Please return the lines of the data that contain "threadIdx".

*** Supplied material Section Begins ***

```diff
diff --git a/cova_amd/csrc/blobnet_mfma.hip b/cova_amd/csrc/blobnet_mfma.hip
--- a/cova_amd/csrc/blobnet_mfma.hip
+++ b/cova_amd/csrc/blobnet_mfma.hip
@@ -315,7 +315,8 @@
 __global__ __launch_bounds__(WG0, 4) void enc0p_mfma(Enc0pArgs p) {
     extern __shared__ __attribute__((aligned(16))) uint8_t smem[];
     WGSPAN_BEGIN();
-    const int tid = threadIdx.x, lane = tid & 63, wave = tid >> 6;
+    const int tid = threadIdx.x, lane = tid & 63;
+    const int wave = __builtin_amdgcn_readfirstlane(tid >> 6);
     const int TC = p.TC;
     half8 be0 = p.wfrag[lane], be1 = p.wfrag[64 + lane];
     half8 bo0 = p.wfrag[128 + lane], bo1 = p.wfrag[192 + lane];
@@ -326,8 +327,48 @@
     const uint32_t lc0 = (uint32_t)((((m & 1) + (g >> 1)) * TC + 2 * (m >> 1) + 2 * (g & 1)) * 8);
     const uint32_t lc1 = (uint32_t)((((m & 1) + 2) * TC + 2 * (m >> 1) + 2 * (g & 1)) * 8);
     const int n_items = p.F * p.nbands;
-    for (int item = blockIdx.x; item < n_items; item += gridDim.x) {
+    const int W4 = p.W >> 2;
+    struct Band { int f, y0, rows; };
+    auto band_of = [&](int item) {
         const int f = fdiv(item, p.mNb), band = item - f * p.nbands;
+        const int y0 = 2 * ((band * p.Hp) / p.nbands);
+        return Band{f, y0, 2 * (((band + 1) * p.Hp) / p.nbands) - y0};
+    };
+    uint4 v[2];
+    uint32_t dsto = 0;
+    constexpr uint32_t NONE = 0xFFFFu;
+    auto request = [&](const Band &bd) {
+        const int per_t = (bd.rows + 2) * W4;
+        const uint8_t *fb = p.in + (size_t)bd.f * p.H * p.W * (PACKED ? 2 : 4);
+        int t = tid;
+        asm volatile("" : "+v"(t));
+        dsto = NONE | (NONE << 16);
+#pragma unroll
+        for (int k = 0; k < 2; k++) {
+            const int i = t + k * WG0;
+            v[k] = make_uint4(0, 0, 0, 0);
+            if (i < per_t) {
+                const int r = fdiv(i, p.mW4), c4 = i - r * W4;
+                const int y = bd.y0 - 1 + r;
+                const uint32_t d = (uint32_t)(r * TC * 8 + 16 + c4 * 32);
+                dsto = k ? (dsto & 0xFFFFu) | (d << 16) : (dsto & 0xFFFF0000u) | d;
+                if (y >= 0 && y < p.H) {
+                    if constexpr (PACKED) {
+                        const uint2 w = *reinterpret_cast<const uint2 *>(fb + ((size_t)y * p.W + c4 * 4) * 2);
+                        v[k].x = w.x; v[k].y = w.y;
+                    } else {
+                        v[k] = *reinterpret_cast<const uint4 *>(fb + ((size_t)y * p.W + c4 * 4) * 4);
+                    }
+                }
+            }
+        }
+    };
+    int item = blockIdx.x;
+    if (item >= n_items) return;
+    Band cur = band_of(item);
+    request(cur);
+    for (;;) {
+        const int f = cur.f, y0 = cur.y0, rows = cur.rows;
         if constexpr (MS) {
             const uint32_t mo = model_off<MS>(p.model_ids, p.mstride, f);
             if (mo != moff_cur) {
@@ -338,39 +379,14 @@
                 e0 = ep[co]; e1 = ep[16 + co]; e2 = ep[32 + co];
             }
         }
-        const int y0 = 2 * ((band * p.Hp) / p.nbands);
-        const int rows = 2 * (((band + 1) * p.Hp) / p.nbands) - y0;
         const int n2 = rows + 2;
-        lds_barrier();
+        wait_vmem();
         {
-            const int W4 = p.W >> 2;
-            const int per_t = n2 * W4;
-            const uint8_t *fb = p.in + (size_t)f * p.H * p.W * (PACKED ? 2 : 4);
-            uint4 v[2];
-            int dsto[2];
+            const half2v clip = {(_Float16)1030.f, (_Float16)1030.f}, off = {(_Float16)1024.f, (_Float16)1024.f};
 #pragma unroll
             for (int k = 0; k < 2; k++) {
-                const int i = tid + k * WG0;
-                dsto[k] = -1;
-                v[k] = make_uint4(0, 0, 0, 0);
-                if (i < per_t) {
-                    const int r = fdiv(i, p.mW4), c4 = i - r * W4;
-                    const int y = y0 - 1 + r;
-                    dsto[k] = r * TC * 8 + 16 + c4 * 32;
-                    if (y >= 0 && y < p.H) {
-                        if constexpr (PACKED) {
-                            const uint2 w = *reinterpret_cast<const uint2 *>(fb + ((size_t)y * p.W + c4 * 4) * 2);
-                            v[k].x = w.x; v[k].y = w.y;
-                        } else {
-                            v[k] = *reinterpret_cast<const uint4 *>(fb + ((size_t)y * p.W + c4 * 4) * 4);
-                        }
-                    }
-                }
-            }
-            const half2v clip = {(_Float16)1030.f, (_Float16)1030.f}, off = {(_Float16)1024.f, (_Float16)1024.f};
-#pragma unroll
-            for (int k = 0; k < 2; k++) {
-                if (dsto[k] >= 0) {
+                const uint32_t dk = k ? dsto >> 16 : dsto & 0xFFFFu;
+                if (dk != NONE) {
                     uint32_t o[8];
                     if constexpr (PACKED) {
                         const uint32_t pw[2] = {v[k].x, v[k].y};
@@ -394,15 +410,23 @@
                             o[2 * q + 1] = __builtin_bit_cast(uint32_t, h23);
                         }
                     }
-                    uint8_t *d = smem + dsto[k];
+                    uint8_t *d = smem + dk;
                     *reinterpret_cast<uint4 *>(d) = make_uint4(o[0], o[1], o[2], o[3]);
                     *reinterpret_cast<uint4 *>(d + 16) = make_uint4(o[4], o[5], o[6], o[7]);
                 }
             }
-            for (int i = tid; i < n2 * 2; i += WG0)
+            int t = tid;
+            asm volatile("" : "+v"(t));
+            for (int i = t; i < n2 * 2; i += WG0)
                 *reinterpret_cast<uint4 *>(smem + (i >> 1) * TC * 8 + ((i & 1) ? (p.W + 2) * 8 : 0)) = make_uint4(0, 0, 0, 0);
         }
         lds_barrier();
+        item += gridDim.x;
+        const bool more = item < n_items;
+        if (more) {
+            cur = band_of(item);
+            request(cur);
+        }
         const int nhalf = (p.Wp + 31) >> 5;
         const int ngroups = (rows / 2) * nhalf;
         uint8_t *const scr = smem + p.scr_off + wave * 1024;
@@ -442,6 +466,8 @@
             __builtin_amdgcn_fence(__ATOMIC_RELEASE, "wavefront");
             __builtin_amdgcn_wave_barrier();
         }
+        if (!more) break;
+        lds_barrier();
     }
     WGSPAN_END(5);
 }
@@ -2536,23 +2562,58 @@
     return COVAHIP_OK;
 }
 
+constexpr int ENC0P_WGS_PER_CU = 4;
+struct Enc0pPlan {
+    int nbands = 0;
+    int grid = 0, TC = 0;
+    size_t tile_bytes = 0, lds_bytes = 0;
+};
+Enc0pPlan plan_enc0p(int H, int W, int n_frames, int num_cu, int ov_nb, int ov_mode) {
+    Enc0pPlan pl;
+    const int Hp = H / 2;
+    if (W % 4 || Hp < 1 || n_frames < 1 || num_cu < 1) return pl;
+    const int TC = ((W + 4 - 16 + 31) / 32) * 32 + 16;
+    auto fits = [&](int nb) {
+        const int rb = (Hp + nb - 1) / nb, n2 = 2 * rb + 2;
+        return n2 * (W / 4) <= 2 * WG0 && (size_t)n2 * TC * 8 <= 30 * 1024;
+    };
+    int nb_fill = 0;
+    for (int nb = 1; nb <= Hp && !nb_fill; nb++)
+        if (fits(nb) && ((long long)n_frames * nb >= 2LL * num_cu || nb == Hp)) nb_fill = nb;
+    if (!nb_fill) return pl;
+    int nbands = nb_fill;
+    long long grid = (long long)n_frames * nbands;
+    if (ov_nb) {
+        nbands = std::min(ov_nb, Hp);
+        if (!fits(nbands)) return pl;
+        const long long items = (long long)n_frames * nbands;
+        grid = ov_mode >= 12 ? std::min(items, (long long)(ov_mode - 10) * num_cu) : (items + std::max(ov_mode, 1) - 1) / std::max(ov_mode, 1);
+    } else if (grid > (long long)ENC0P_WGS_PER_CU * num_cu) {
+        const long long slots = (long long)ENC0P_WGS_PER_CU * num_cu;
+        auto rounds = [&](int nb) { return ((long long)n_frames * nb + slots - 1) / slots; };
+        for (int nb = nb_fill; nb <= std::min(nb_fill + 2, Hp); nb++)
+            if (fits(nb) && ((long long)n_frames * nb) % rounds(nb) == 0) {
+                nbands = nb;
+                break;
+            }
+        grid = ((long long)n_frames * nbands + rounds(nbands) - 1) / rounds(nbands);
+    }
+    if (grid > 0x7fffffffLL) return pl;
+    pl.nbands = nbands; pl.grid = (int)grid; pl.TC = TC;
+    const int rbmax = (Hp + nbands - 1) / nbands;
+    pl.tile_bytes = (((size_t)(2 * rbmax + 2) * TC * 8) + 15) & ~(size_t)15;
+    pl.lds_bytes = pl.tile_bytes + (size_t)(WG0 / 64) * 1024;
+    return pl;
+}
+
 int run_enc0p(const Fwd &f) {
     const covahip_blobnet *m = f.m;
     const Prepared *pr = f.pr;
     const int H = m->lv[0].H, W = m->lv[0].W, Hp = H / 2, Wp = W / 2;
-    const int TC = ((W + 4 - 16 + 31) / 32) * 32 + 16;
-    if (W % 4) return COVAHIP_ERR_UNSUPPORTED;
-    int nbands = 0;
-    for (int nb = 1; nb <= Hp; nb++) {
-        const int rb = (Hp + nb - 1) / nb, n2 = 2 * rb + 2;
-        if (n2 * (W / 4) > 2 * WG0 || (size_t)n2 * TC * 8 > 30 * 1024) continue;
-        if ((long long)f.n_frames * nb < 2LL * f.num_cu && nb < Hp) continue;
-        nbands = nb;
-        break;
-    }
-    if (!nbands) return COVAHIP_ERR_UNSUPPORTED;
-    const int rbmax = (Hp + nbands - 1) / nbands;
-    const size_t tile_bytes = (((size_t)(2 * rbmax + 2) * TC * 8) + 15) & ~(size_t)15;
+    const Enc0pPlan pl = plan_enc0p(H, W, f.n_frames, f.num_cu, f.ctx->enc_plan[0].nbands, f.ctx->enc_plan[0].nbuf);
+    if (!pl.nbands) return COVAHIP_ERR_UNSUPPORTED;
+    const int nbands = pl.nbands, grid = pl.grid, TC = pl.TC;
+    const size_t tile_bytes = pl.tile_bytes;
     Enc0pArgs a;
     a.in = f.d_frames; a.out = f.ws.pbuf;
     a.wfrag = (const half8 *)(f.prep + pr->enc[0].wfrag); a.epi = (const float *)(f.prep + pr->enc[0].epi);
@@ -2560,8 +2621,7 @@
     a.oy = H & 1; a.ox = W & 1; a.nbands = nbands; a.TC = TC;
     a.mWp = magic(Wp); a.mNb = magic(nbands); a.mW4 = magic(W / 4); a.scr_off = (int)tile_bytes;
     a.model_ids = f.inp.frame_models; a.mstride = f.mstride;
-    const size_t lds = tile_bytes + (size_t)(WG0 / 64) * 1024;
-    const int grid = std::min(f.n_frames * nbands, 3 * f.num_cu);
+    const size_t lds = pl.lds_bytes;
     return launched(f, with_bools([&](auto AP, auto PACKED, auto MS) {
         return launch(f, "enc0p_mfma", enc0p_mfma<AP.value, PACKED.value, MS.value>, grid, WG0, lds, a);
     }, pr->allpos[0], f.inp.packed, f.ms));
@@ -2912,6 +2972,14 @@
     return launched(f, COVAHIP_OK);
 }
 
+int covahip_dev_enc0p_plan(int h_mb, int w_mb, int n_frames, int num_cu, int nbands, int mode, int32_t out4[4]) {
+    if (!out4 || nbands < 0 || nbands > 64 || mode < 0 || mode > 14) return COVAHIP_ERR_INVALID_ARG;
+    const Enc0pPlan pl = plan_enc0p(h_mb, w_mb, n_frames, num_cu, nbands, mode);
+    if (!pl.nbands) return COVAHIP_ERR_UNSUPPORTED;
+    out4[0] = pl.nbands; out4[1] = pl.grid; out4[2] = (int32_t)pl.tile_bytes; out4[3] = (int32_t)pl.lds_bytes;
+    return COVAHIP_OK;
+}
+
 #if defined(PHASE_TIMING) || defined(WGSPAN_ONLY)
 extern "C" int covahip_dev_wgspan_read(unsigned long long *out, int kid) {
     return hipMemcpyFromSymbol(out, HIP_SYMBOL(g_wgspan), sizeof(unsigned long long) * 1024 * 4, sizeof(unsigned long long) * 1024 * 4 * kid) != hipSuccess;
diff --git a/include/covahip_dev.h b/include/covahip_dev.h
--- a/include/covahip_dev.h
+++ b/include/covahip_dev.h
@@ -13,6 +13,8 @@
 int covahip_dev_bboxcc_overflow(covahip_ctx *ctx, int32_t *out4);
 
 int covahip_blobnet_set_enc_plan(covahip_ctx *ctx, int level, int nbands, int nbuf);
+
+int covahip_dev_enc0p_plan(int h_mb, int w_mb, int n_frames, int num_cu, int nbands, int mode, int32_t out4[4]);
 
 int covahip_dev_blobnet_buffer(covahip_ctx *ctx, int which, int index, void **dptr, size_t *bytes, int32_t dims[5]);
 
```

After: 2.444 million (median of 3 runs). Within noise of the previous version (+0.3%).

*** Supplied material Section Ends ***

# Task output
-    const int tid = threadIdx.x, lane = tid & 63, wave = tid >> 6;
+    const int tid = threadIdx.x, lane = tid & 63;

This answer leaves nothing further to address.